▶ [PROBLEM DETAILS]
The string "sizeof" appears in some lines of the data. Report how many, with no other words.

Collected data entries:
────────
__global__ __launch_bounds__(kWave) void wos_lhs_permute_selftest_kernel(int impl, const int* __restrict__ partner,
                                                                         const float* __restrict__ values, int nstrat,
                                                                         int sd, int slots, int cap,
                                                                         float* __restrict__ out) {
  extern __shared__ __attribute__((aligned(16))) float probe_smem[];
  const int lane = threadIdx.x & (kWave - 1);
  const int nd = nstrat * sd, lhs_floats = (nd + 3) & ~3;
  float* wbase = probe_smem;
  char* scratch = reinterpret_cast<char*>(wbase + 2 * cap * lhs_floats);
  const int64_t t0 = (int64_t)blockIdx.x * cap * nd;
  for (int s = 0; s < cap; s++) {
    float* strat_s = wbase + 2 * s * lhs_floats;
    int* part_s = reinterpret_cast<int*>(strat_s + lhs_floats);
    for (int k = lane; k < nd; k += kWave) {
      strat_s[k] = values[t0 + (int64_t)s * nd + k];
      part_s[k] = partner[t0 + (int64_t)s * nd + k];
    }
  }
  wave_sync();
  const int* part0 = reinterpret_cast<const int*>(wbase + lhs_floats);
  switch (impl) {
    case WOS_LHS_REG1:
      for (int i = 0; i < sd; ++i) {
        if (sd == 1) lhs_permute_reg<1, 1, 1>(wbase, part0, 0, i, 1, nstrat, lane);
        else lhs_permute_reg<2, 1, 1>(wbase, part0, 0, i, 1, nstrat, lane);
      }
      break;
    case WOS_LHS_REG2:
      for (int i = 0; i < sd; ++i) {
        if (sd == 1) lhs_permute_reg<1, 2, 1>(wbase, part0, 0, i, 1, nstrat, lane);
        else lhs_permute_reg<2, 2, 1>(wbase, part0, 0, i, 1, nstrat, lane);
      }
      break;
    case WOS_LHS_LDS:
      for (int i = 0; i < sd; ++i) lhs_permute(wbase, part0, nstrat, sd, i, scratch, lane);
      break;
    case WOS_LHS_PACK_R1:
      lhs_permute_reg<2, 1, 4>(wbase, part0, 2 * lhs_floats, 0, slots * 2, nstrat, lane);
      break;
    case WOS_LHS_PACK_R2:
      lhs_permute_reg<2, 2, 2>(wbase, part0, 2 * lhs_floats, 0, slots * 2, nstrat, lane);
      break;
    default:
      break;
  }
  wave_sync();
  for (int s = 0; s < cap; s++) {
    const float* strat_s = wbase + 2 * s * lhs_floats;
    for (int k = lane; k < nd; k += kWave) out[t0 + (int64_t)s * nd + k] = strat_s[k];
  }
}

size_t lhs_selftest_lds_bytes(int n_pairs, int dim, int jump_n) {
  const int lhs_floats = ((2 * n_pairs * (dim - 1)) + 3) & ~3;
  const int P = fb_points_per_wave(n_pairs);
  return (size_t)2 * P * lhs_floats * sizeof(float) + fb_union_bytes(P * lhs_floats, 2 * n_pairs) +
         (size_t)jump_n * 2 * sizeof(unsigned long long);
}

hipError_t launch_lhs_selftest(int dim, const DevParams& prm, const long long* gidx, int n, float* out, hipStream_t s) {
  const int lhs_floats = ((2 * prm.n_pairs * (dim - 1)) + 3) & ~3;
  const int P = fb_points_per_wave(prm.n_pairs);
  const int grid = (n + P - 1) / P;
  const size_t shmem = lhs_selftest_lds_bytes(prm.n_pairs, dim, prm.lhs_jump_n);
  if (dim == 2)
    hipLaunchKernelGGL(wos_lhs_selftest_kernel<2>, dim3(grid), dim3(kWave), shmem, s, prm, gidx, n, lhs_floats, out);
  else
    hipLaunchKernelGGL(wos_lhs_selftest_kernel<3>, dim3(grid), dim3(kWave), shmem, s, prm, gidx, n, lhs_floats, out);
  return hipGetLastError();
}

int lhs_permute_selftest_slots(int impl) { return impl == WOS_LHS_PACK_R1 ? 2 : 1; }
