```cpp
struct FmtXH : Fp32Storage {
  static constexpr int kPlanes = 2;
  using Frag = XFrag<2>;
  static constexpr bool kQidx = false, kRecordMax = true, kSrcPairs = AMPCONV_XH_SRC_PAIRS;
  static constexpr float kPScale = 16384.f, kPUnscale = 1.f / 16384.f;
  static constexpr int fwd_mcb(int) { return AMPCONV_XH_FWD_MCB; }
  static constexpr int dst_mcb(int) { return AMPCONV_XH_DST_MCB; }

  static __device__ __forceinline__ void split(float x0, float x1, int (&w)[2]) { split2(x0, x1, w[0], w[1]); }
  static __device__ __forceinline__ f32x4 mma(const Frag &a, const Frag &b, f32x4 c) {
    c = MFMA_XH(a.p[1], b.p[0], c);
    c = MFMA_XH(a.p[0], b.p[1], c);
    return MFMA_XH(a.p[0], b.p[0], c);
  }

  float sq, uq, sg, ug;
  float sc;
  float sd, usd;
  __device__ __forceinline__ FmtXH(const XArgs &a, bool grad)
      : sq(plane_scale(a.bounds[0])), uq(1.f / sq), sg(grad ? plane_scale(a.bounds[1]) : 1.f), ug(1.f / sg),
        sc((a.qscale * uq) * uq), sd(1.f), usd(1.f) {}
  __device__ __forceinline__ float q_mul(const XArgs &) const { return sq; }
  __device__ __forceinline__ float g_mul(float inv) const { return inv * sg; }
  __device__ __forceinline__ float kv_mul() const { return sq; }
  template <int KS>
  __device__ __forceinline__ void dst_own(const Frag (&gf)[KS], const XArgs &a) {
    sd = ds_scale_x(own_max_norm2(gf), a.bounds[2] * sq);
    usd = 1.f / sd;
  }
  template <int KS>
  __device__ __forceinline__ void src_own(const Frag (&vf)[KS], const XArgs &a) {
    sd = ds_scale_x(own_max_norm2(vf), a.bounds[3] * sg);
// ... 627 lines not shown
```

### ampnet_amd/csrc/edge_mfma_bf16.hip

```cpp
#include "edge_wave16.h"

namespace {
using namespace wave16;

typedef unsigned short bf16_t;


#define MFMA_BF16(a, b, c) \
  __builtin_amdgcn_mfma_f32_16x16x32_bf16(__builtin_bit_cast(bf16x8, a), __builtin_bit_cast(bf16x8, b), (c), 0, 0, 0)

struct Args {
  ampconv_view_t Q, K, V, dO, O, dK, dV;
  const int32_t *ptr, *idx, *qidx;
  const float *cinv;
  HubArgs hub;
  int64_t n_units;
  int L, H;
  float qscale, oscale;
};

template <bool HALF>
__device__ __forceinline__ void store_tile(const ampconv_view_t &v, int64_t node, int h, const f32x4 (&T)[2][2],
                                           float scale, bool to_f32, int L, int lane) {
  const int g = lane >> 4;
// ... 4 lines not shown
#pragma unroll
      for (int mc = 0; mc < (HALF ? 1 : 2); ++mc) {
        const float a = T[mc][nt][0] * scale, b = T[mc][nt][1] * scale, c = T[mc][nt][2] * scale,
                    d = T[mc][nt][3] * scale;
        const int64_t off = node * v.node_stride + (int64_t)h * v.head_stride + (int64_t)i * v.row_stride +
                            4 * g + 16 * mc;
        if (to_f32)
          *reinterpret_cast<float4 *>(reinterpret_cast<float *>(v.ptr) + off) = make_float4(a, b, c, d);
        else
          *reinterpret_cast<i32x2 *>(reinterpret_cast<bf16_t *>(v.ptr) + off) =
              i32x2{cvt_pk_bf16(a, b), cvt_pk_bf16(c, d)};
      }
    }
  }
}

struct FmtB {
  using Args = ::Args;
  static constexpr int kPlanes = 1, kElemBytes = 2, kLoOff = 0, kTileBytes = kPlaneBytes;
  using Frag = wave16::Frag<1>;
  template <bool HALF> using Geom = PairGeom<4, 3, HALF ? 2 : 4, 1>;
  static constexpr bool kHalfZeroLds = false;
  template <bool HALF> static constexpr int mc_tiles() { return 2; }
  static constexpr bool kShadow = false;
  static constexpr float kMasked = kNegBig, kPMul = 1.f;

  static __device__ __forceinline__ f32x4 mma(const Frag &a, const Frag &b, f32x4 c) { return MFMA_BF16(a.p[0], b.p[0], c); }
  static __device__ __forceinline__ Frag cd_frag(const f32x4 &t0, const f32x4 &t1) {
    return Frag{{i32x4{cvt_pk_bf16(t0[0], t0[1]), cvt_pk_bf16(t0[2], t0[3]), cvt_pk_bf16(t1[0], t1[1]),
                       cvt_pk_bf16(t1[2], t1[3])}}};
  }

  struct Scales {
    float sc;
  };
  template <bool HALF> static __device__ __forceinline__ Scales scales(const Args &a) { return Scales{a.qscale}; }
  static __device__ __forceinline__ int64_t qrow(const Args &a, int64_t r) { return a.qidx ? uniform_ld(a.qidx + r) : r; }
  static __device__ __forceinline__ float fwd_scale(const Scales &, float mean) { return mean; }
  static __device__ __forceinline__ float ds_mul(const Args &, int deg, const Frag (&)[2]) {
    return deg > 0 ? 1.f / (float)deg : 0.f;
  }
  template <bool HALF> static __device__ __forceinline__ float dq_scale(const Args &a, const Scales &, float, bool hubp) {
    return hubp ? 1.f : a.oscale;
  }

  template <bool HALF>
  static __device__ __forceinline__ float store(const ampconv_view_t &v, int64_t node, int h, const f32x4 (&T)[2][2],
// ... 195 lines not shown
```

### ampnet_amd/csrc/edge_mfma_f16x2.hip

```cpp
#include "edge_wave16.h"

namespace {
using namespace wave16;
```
────────
▶ [SOLUTION FOR THIS TASK]
2